The format/template of the email has to be configurable, in the Subject and in the Body as follow, using a set of variables from the originating database.

TEMPLATE FOR SUBJECT:

Subject: Ammonizione per violazione del GDPR per utilizzo Google Analytics su $cod_amm

TEMPLATE FOR BODY:

Alla Att.ne del DPO (Responsabile Protezione Dati) dell’Ente. Oggetto: Ammonizione per violazione del GDPR per utilizzo Google Analytics su sito istituzionale La presente comunicazione come Ammonimento per segnalare violazione del GDPR avvenuta dal vs. Ente $des_amm con responsabile Dott. $nome_resp $cogn_resp derivante dall’utilizzo presso il sito $sito_*istituzionale del fornitore Google, secondo quanto confermato dalla decisione dell'EDPS nell'arrivare a sanzionare il Parlamento Europeo per l'uso dello strumento Google Analytics come indicato in seguito https://noyb.eu/en/edps-sanctions-parliament-over-eu-us-data-transfers-google-and-stripe . La presente viene inviata in via informativa per consentire una rapida rimozione di Google Analytics, rimandando raccomandato dalla Agenzia per l'Italia Digitale Web Analytics Italia https://www.agid.gov.it/it/design-servizi/web-analytics-italia . Il rendiconto delle Pubbliche Amministrazioni in violazione viene pubblicato come report e inviato come segnalazione al Garante per la Protezione dei Dati e al Difensore Civico Digitale.

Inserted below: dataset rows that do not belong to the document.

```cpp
static inline size_t round_up(size_t v, size_t a) { return (v + a - 1) / a * a; }
static inline int cv_round(double v)
{
    if (!(v > -2147483648.5 && v < 2147483647.5)) return INT_MIN;
// ... 271 lines not shown
    const size_t grp_stride = rec + 2;
    if (dev_group) {
        const void *old_gthr = rb.gthr.p;
        if (rb.grp.ensure((size_t)total * grp_stride * sizeof(int)) || rb.h_grp.ensure((size_t)total * grp_stride * sizeof(int)) ||
            rb.gthr.ensure((size_t)total * sizeof(int)) || rb.h_gthr.ensure((size_t)total * sizeof(int))) {
            ctx->set_error("device allocation failed for the grouping workspace"); return NVCA_ERR_NOMEM;
        }
        if (rb.gthr.p != old_gthr) rb.gthr_last.clear();
        job.d_grp = rb.grp.as<int>() + grp_stride * job.r0; job.h_grp = rb.h_grp.as<int>() + grp_stride * job.r0;
        if (rb.gthr_last.size() < (size_t)total) rb.gthr_last.resize(total, -1);
        if (memcmp(rb.gthr_last.data() + job.r0, group_thr, batch * sizeof(int)) != 0) {
            NVCA_HIP_CHECK(ctx, hipStreamSynchronize(ctx->cs()));
            memcpy(rb.h_gthr.as<int>() + job.r0, group_thr, batch * sizeof(int));
            NVCA_HIP_CHECK(ctx, hipMemcpyAsync(rb.gthr.as<int>() + job.r0, rb.h_gthr.as<int>() + job.r0, batch * sizeof(int), hipMemcpyHostToDevice, ctx->cs()));
            std::copy(group_thr, group_thr + batch, rb.gthr_last.begin() + job.r0);
        }
    }
    if (!dp.tasks.empty() && !skip_cascade) {
        CascadeArgs a;
        a.sum = ws.ln().sum.as<int>(); a.sqsum = ws.ln().sqsum.as<unsigned long long>();
        a.sum_slot = sum_slot; a.spitch = spitch;
        a.scales = dp.d_scales.as<ScaleRec>();
        a.stages = dp.d_stages.as<StageRec>(); a.strips = dp.d_strips.as<StripRec>(); a.pos = dp.d_pos.as<int>();
        a.order = dp.d_order.as<int>(); a.blocks_per_frame = dp.blocks_per_frame;
        a.tasks = dp.d_tasks.as<unsigned>(); a.ntasks = (int)dp.tasks.size();
        a.failbits = ws.ln().failbits.as<unsigned long long>(); a.vnf = ws.ln().vnf.as<double>();
        a.nstages = (int)dp.stages.size(); a.pair_policy = ctx->policy == NVCA_SUM_F32PAIR; a.stage_order = ctx->sw.stage_order ? 1 : 0; a.stage_hint = dp.d_stage_hint.as<int>(); a.stage_first = dp.d_stage_first.as<int>(); a.stage_thr = dp.d_stage_thr.as<float>(); a.spec_pairs = ctx->sw.spec_pairs; a.pair_max = std::min(32, std::max(0, ctx->sw.pair_max));
        a.deep_stage = dp.deep_stage; a.deep = ws.ln().deep.as<unsigned long long>(); a.deep_cap = deep_cap;
        a.hits = job.d_hits; a.hit_cap = cap;
        a.tiles = dp.d_tiles.as<TileRec>(); a.tile_order = dp.d_tile_order.as<int>();
        a.tile_blocks_per_frame = dp.tile_blocks_per_frame;
        a.tcoords = dp.d_tcoords.as<unsigned short>(); a.tile_lds = dp.tile_lds;
        a.nscales = (int)dp.scales.size(); a.key_sy = dp.key_sy; a.key_ss = dp.key_ss;
        a.bands = dp.d_bands.as<BandRec>(); a.band_order = dp.d_band_order.as<int>(); a.band_blocks_per_frame = dp.band_blocks_per_frame; a.batch = batch;
        { const int bm = ctx->sw.band_map; a.band_map = (bm > 0 && batch % (8 * bm) == 0) ? bm : 0; }
        a.deeprecs = dp.deeprecs.empty() ? nullptr : dp.d_deeprecs.as<DeepRec>(); a.deep_lds = dp.deep_lds;
        a.tilted = dp.needs_tilted ? ws.ln().tilted.as<int>() : nullptr;
        a.galpha = dp.tabs.empty() ? nullptr : dp.tabs[0]->d_galpha; a.gcls_first = dp.tabs.empty() ? nullptr : dp.tabs[0]->d_gcls_first;
        a.stump_based = dp.generic_stumps ? 1 : 0;
        if (dp.generic) {
            if (dp.needs_tilted && !a.tilted) { ctx->set_error("internal: tilted integral missing"); return NVCA_ERR_ARG; }
            { TimedLaunch t(ctx, NVCA_K_STAGE0); launch_generic(ctx->cs(), a, batch, 0); }
            { TimedLaunch t(ctx, NVCA_K_STRIP); launch_generic(ctx->cs(), a, batch, 1); }
        } else {
#ifdef NVCA_STAMPS
        {
            static DevBuf dbgbuf;
            a.dbg = nullptr;
            if (switches().stamps_out && !dbgbuf.ensure(64 * 16 * 64 * 8)) { a.dbg = dbgbuf.as<unsigned long long>(); (void)hipMemsetAsync(a.dbg, 0, 64 * 16 * 64 * 8, ctx->cs()); ctx->stamps = a.dbg; }
        }
#endif
        const int band_env = ctx->sw.band;
        const bool use_band = !dp.bands.empty() && (band_env >= 0 ? band_env != 0 : (long long)dp.bands.size() * batch >= 270 * kTilesPerCu);
        auto launch = [&](int which) {
            const int e = launch_cascade_sc(ctx->cs(), a, batch, which, ctx->lds_grant);
            if (e) ctx->set_error(std::string("hipFuncSetAttribute(MaxDynamicSharedMemorySize): ") + hipGetErrorString((hipError_t)e));
            return e;
        };
        if (!use_band) { TimedLaunch t(ctx, NVCA_K_STAGE0); if (launch(0)) return NVCA_ERR_HIP; }
        if (use_band) {
            TimedLaunch t(ctx, NVCA_K_BAND); if (launch(5)) return NVCA_ERR_HIP;
        } else {
            { TimedLaunch t(ctx, NVCA_K_TILE); if (launch(3)) return NVCA_ERR_HIP; }
            { TimedLaunch t(ctx, NVCA_K_STRIP); if (launch(1)) return NVCA_ERR_HIP; }
        }
        if (early_done) NVCA_HIP_CHECK(ctx, hipEventRecord(early_done, ctx->cs()));
        { TimedLaunch t(ctx, NVCA_K_DEEP); if (launch(2)) return NVCA_ERR_HIP; }
// ... 386 lines not shown
int nvca_ctx_set_hit_capacity(nvca_ctx *ctx, int cap)
try {
    if (!ctx || cap < 1 || cap > kMaxHitCap) return NVCA_ERR_ARG;
    ctx->hit_cap = cap;
    return NVCA_OK;
}
NVCA_API_CATCH(ctx)
int nvca_ctx_set_option(nvca_ctx *ctx, const char *name, int value)
try {
    NVCA_LOCK_OR_FAIL(ctx);
    if (!name) return NVCA_ERR_ARG;
    const std::string n(name);
    Switches &w = ctx->sw;
    bool replan = false;
    if (n == "band") w.band = value;
    else if (n == "band_map") w.band_map = value;
    else if (n == "group_zerocopy") w.group_zero_copy = value != 0;
    else if (n == "host_group") w.host_group = value != 0;
    else if (n == "skip_cascade") w.skip_cascade = value != 0;
    else if (n == "host_profile") w.host_profile = value != 0;
    else if (n == "sparse_ingest") w.sparse_ingest = value != 0;
    else if (n == "ingest_chunk") w.ingest_chunk = value;
    else if (n == "part_stats") w.part_stats = value;
    else if (n == "trk_order") w.trk_order = value;
    else if (n == "trk_fold") w.trk_fold = value != 0;
    else if (n == "quiet") w.quiet = value != 0;
    else if (n == "roi") w.roi = value != 0;
    else if (n == "fb_dense") w.fb_dense = value != 0;
    else if (n == "two_lanes") w.two_lanes = value != 0;
    else if (n == "host_threads") { w.host_threads = value; work_pool_destroy(ctx->pool); ctx->pool = nullptr; ctx->pool_tried = false; }
    else if (n == "pre_cus") w.pre_cus = value > 0 ? value : 0;
    else if (n == "plan_debug") w.plan_debug = value != 0;
    else if (n == "stage_order") w.stage_order = value != 0;
    else if (n == "spec_pairs") w.spec_pairs = value > 0 ? value : 1;
    else if (n == "pair_max") w.pair_max = value;
    else if (n == "pyr_off") { w.pyr_off = value != 0; replan = true; }
    else if (n == "tiles") { w.tiles = value != 0; replan = true; }
    else if (n == "deep_stage") { w.deep_stage = value > 0 ? value : 0; replan = true; }
    else if (n == "deep_lds") { w.deep_lds = value != 0; replan = true; }
    else { ctx->set_error("unknown option: " + n); return NVCA_ERR_ARG; }
    if (replan) {
        for (auto &kv : ctx->plans) if (kv.second->inflight) { ctx->set_error("a batch is in flight: collect it before changing a plan option"); return NVCA_ERR_ARG; }
        (void)hipSetDevice(ctx->device);
        NVCA_HIP_CHECK(ctx, hipDeviceSynchronize());
        ctx->plans.clear();
    }
    return NVCA_OK;
}
NVCA_API_CATCH(ctx)
int nvca_ctx_get_option(nvca_ctx *ctx, const char *name, int *value)
try {
    NVCA_LOCK_OR_FAIL(ctx);
    if (!name || !value) return NVCA_ERR_ARG;
    const std::string n(name);
    const Switches &w = ctx->sw;
    if (n == "band") *value = w.band;
    else if (n == "band_map") *value = w.band_map;
    else if (n == "group_zerocopy") *value = w.group_zero_copy;
    else if (n == "host_group") *value = w.host_group;
    else if (n == "skip_cascade") *value = w.skip_cascade;
    else if (n == "host_profile") *value = w.host_profile;
    else if (n == "sparse_ingest") *value = w.sparse_ingest;
    else if (n == "ingest_chunk") *value = w.ingest_chunk;
    else if (n == "part_stats") *value = w.part_stats;
    else if (n == "trk_order") *value = w.trk_order;
    else if (n == "trk_fold") *value = w.trk_fold;
    else if (n == "quiet") *value = w.quiet;
    else if (n == "roi") *value = w.roi;
    else if (n == "fb_dense") *value = w.fb_dense;
    else if (n == "two_lanes") *value = w.two_lanes;
    else if (n == "host_threads") *value = w.host_threads;
    else if (n == "pre_cus") *value = w.pre_cus;
    else if (n == "plan_debug") *value = w.plan_debug;
    else if (n == "stage_order") *value = w.stage_order;
    else if (n == "spec_pairs") *value = w.spec_pairs;
    else if (n == "pair_max") *value = w.pair_max;
    else if (n == "pyr_off") *value = w.pyr_off;
    else if (n == "tiles") *value = w.tiles;
    else if (n == "deep_stage") *value = w.deep_stage;
    else if (n == "deep_lds") *value = w.deep_lds;
    else { ctx->set_error("unknown option: " + n); return NVCA_ERR_ARG; }
    return NVCA_OK;
}
NVCA_API_CATCH(ctx)
int nvca_ctx_set_sum_policy(nvca_ctx *ctx, int policy)
try {
    if (!ctx || (policy != NVCA_SUM_F32PAIR && policy != NVCA_SUM_F64)) return NVCA_ERR_ARG;
    ctx->policy = policy;
    return NVCA_OK;
}
NVCA_API_CATCH(ctx)
int nvca_ctx_synchronize(nvca_ctx *ctx)
try {
    NVCA_LOCK_OR_FAIL(ctx);
    if (!ctx) return NVCA_ERR_ARG;
    NVCA_HIP_CHECK(ctx, hipStreamSynchronize(ctx->cs()));
    NVCA_HIP_CHECK(ctx, hipStreamSynchronize(ctx->lane_streams[kFaceLane2]));
    NVCA_HIP_CHECK(ctx, hipStreamSynchronize(ctx->lane_streams[kTrackerLane]));
#ifdef NVCA_STAMPS
    if (ctx->stamps && switches().stamps_out) {
        std::vector<unsigned long long> h(64 * 16 * 64);
        (void)hipMemcpy(h.data(), ctx->stamps, h.size() * 8, hipMemcpyDeviceToHost);
        if (FILE *f = fopen(switches().stamps_out, "wb")) { fwrite(h.data(), 8, h.size(), f); fclose(f); }
    }
    if (switches().stamps_out) roi_stamps_dump((std::string(switches().stamps_out) + ".roi.txt").c_str());
#endif
    return NVCA_OK;
// ... 1950 lines not shown
```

END_TEMPLATE_FOR_BODY

The script sending the email must write a short summary report and state file of the email sent and the email that had errors.

It must be possible to interrupt the script and execute it again, so that the script will starts agains sending email back to the point it has been interrupted.

The Second Database Enrichment - Point 5

This process must take as an input the output of Point 4 and enrich the file of Point 3, creating a full database of Italian Public Agencies, extending with the information:

  • notification_success: Successful notification or Not (0 or 1)
  • notification_date: Date of Notification
  • notification_time: Time of Notification

The final results is the database downloaded at Point 1 with the additional field enriched at Point 3 and Point 5.